Fill in the blanks and you will find some interesting limiting beliefs.
This is pretty powerful stuff. So do it!
And then you can even change your beliefs, so that they don’t limit you, but support you in your goal achievement. What a concept!

The third word: Habits.
When you set new goals that pull you out of your comfort zone and need you to form new habits, or give up old habits, you will feel resistance.
That’s something we call habit gravity.
The moment you start to form a new habit, your old habits that are in contrast to your new habits will pull you back down.
For instance when your goal is to start running every morning, you might do it the first 2 days. Then your old habit of sleeping longer will show his ugly face and resist the creation of your new habit.
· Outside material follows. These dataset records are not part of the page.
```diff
-            y[q] *= __builtin_elementwise_fma(v2f{HANN_W14K.s[q], HANN_W14K.s[q]}, sbW,
-                    __builtin_elementwise_fma(v2f{HANN_W14K.c[q], HANN_W14K.c[q]}, cbW, half2k));
-        if (k >= k_begin) {
-            if (stash_first && k == k_begin) {
-                int t2 = tid;
-                opaque(t2);
-                unsigned long long *hs = (unsigned long long *)(p.seam_head + (size_t)gr * H) + t2;
-#pragma unroll
-                for (int q = 0; q < PH; ++q)
-                    __hip_atomic_store(hs + T * q, __builtin_bit_cast(unsigned long long, y[q]),
-                                       __ATOMIC_RELAXED, __HIP_MEMORY_SCOPE_AGENT);
-                asm volatile("s_waitcnt vmcnt(0)" ::: "memory");
-                __syncthreads();
-                if (tid == 0 && !(p.diag_flags & RC_DIAG_SKIP_SEAM_PUBLISH))
-                    __hip_atomic_store(p.seam_flag + gr, p.seam_epoch, __ATOMIC_RELAXED, __HIP_MEMORY_SCOPE_AGENT);
+        auto winmul = [&](int q) {
+            v2f yw = y[q] * __builtin_elementwise_fma(v2f{HANN_W14K.s[q], HANN_W14K.s[q]}, sbW,
+                            __builtin_elementwise_fma(v2f{HANN_W14K.c[q], HANN_W14K.c[q]}, cbW, half2k));
+            asm("" : "+v"(yw));
+            y[q] = yw;
+        };
+        const bool stash = stash_first && k == k_begin;
+        bool dripped = false;
+        if constexpr (!DRIP) {
+            dit_stages<32, m, 9, 12, 8, true, true>(y, to_v(lds[T_A + tid]));
+            st.mark(24);
+        } else {
+            const v2f w12 = to_v(lds[T_A + tid]);
+            dit_stages<32, m, 9, 11, 8, true, true>(y, vcsq(w12));
+            i3_pairs<0, 4, 0, 4>(y, w12);
+            st.mark(24);
+            auto hand_over = [&](int q) {
+                winmul(q + PH);
+                tail[q] = y[q + PH];
+            };
+            if (k >= k_begin && !stash) {
+                dripped = true;
+                store_head(k, y, IntC<0>{}, [&](int q) {
+                    switch (q >> 1) {
+                    case 0: i3_pairs<1, 4, 0, 1>(y, w12); break;
+                    case 2: i3_pairs<1, 4, 1, 1>(y, w12); break;
+                    case 4: i3_pairs<1, 4, 2, 1>(y, w12); break;
+                    case 6: i3_pairs<1, 4, 3, 1>(y, w12); break;
+                    default:
+                        if (q >= 4) hand_over(q - 4);
+                        hand_over(q - 2);
+                        break;
+                    }
+                    winmul(q);
+                });
+                store_head(k, y, IntC<1>{}, [&](int q) {
+                    hand_over(q == 1 ? PH - 2 : q - 2);
+                    winmul(q);
+                });
+                hand_over(PH - 1);
             } else {
-                store_head(k, y);
-            }
-        }
-#pragma unroll
-        for (int q = 0; q < PH; ++q) tail[q] = y[q + PH];
+                i3_pairs<1, 4, 0, 4>(y, w12);
+            }
+        }
+        if (!dripped) {
+            if constexpr (TABW) {
+                GF wt2 = per_hop(p.window) + lane2;
+                const v2f kap = half2k + half2k;
+#pragma unroll
+                for (int q0 = 0; q0 < P; q0 += 4) {
+                    float a0[4], a1[4];
+#pragma unroll
+                    for (int q = 0; q < 4; ++q) {
+                        a0[q] = (wt2 + 2 * T * (q0 + q))[0];
+                        a1[q] = (wt2 + 2 * T * (q0 + q))[1];
+                    }
+#pragma unroll
+                    for (int q = 0; q < 4; ++q) y[q0 + q] *= v2f{a0[q], a1[q]} * kap;
+                    __builtin_amdgcn_sched_barrier(0);
+                }
+            } else
+#pragma unroll
+            for (int q = 0; q < P; ++q) winmul(q);
+            if (k >= k_begin) {
+                if (stash) {
+                    int t2 = tid;
+                    opaque(t2);
+                    unsigned long long *hs = (unsigned long long *)(p.seam_head + (size_t)gr * H) + t2;
+#pragma unroll
+                    for (int q = 0; q < PH; ++q)
+                        __hip_atomic_store(hs + T * q, __builtin_bit_cast(unsigned long long, y[q]),
+                                           __ATOMIC_RELAXED, __HIP_MEMORY_SCOPE_AGENT);
+                    asm volatile("s_waitcnt vmcnt(0)" ::: "memory");
+                    __syncthreads();
+                    if (tid == 0 && !(p.diag_flags & RC_DIAG_SKIP_SEAM_PUBLISH)) {
+                        unsigned epoch = p.seam_epoch;
+                        asm volatile("" : "+s"(epoch));
+                        __hip_atomic_store(p.seam_flag + gr, epoch, __ATOMIC_RELAXED, __HIP_MEMORY_SCOPE_AGENT);
+                    }
+                } else if constexpr (!DRIP) {
+                    store_head(k, y, IntC<-1>{}, [](int) {});
+                }
+            }
+#pragma unroll
+            for (int q = 0; q < PH; ++q) tail[q] = y[q + PH];
+        }
         st.mark(25);
     }
 #if RC_STAMP
@@ -817,7 +896,7 @@
 #pragma unroll
         for (int q = 0; q < PH; ++q)
             head[q] = __builtin_bit_cast(v2f, __hip_atomic_load(hs + T * q, __ATOMIC_RELAXED, __HIP_MEMORY_SCOPE_AGENT));
-        store_head(k_end, head);
+        store_head(k_end, head, IntC<-1>{}, [](int) {});
     }
 }
 
```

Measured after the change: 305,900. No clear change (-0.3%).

## Add wide-store hop4 variant with 16-byte LDS reads and b128 output stores

Applied to the files above, without the earlier changes.

Adds a WIDE instantiation of the 16k hop kernel for pitch 1. Each thread now owns four adjacent samples, so it can read LDS with 16-byte vector loads, run a reworked final DIT stage set (dit_i3_wide) using paired twiddles, and write output with 128-bit buffer stores instead of 64-bit ones. To support this, extra Hann rotation tables are precomputed on the host and the LDS layout gains 768 float2 of space. The variant is used only when the output pointer, origin and stride are 16-byte aligned. The added LDS and register pressure could lower occupancy below the declared three blocks per CU.

```diff
diff --git a/rocoder_amd/csrc/rc_engine.cpp b/rocoder_amd/csrc/rc_engine.cpp
--- a/rocoder_amd/csrc/rc_engine.cpp
+++ b/rocoder_amd/csrc/rc_engine.cpp
@@ -1359,6 +1359,18 @@
                     hann_rot[((size_t)part * threads + t) * 4 + 2 * b + 1] = (float)sin(beta);
                 }
         }
+        if (log2n == 14) {
+            hann_rot.resize((size_t)4 * threads * 4);
+            for (int part = 0; part < 2; ++part) {
+                const double len1 = (double)((part ? H : N) - 1);
+                for (int u = 0; u < threads; ++u)
+                    for (int b = 0; b < 2; ++b) {
+                        const double beta = 2.0 * M_PI * (double)(4 * u + b) / len1;
+                        hann_rot[((size_t)(2 + part) * threads + u) * 4 + 2 * b] = (float)cos(beta);
+                        hann_rot[((size_t)(2 + part) * threads + u) * 4 + 2 * b + 1] = (float)sin(beta);
+                    }
+            }
+        }
     }
     std::vector<float2> twg;
     if (gen) {
diff --git a/rocoder_amd/csrc/rc_hop16k.hip b/rocoder_amd/csrc/rc_hop16k.hip
--- a/rocoder_amd/csrc/rc_hop16k.hip
+++ b/rocoder_amd/csrc/rc_hop16k.hip
@@ -258,6 +258,7 @@
 constexpr int HOP4_REG = 1040;
 constexpr int HOP4_XBUF = 4 * HOP4_REG;
 constexpr int HOP4_LDS_FLOAT2 = HOP4_XBUF + 8 + 32 + 256 + 256 + 16 + 24 + 1024;
+constexpr int HOP4_WIDE_EXTRA = 256 + 512;
 constexpr int phi_c(int l) { return (l & 1) ? 1 + 2 * (((l >> 1) ^ (l >> 2)) & 1) : 2 * ((l >> 1) & 1); }
 constexpr int cidx_c(int l) { return (((l >> 2) & 1) << 1) | ((l >> 3) & 1); }
 __device__ __forceinline__ void wave_fence() {
@@ -273,19 +274,71 @@
 __device__ __forceinline__ float band_gain(const HopParams &p, uint32_t f) {
     return (f - p.band_lo) <= p.band_span ? p.band_gin : p.band_gout;
 }
-template <int PITCHC, bool BAND = false, bool TABW = false>
+constexpr uint32_t RC_DIAG_HOP4_NARROW = 16;
+
+__device__ __forceinline__ void dit_i3_wide(v2f (&v)[32], v2f w0, v2f w1) {
+    v2f bases[2][4];
+    bases[0][3] = w0;
+    bases[1][3] = w1;
+#pragma unroll
+    for (int k = 2; k >= 0; --k) {
+        bases[0][k] = vcsq(bases[0][k + 1]);
+        bases[1][k] = vcsq(bases[1][k + 1]);
+    }
+#pragma unroll
+    for (int k = 0; k < 4; ++k) {
+        const int half = 1 << k;
+        const int nc = half > 1 ? half / 2 : 1;
+        v2f tw[2][4];
+#pragma unroll
+        for (int c = 0; c < 4; ++c) {
+            if (c >= nc) continue;
+            const int kidx = c * (16 >> k);
+            const v2f kc = {W32_RE[kidx & 15], W32_IM[kidx & 15]};
+            tw[0][c] = c == 0 ? bases[0][k] : vcmul(bases[0][k], kc);
+            tw[1][c] = c == 0 ? bases[1][k] : vcmul(bases[1][k], kc);
+        }
+#pragma unroll
+        for (int i = 0; i < 8; ++i) {
+            const int c0 = ((i >> k) << (k + 1)) | (i & (half - 1)), c1 = c0 | half;
+            const int cc = c0 & (half - 1);
+            const bool rot = cc >= nc;
+            const int ti = rot ? cc - nc : cc;
+            v2f a0 = v[2 * c0], b0 = v[2 * c1], a1 = v[2 * c0 + 1], b1 = v[2 * c1 + 1];
+            vdit2_m<true>(a0, b0, tw[0][ti], rot, a1, b1, tw[1][ti], rot);
+            v[2 * c0] = b0, v[2 * c1] = a0, v[2 * c0 + 1] = b1, v[2 * c1 + 1] = a1;
+        }
+    }
+}
+
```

So you have to escape this habit gravity. And that’s done by…

The last word: Focus.
You can radically improve your goal achievement if you learn how to focus your mind on your goals.
If you’ve set a powerful goal, a goal that is representing what you deeply desire inside, then your mental focus is your tool to make this goal your reality.
“The main thing is to keep the main thing the main thing.” ~ Stephen Covey 
People think focus means to decide what to focus on. But in reality, this is not the main thing.
The main thing is to say no to all the things you could do, but which would distract you from your goal. To stay focus you need to learn to say no.
So learn stay focused on your goals and you’ve gone the next step.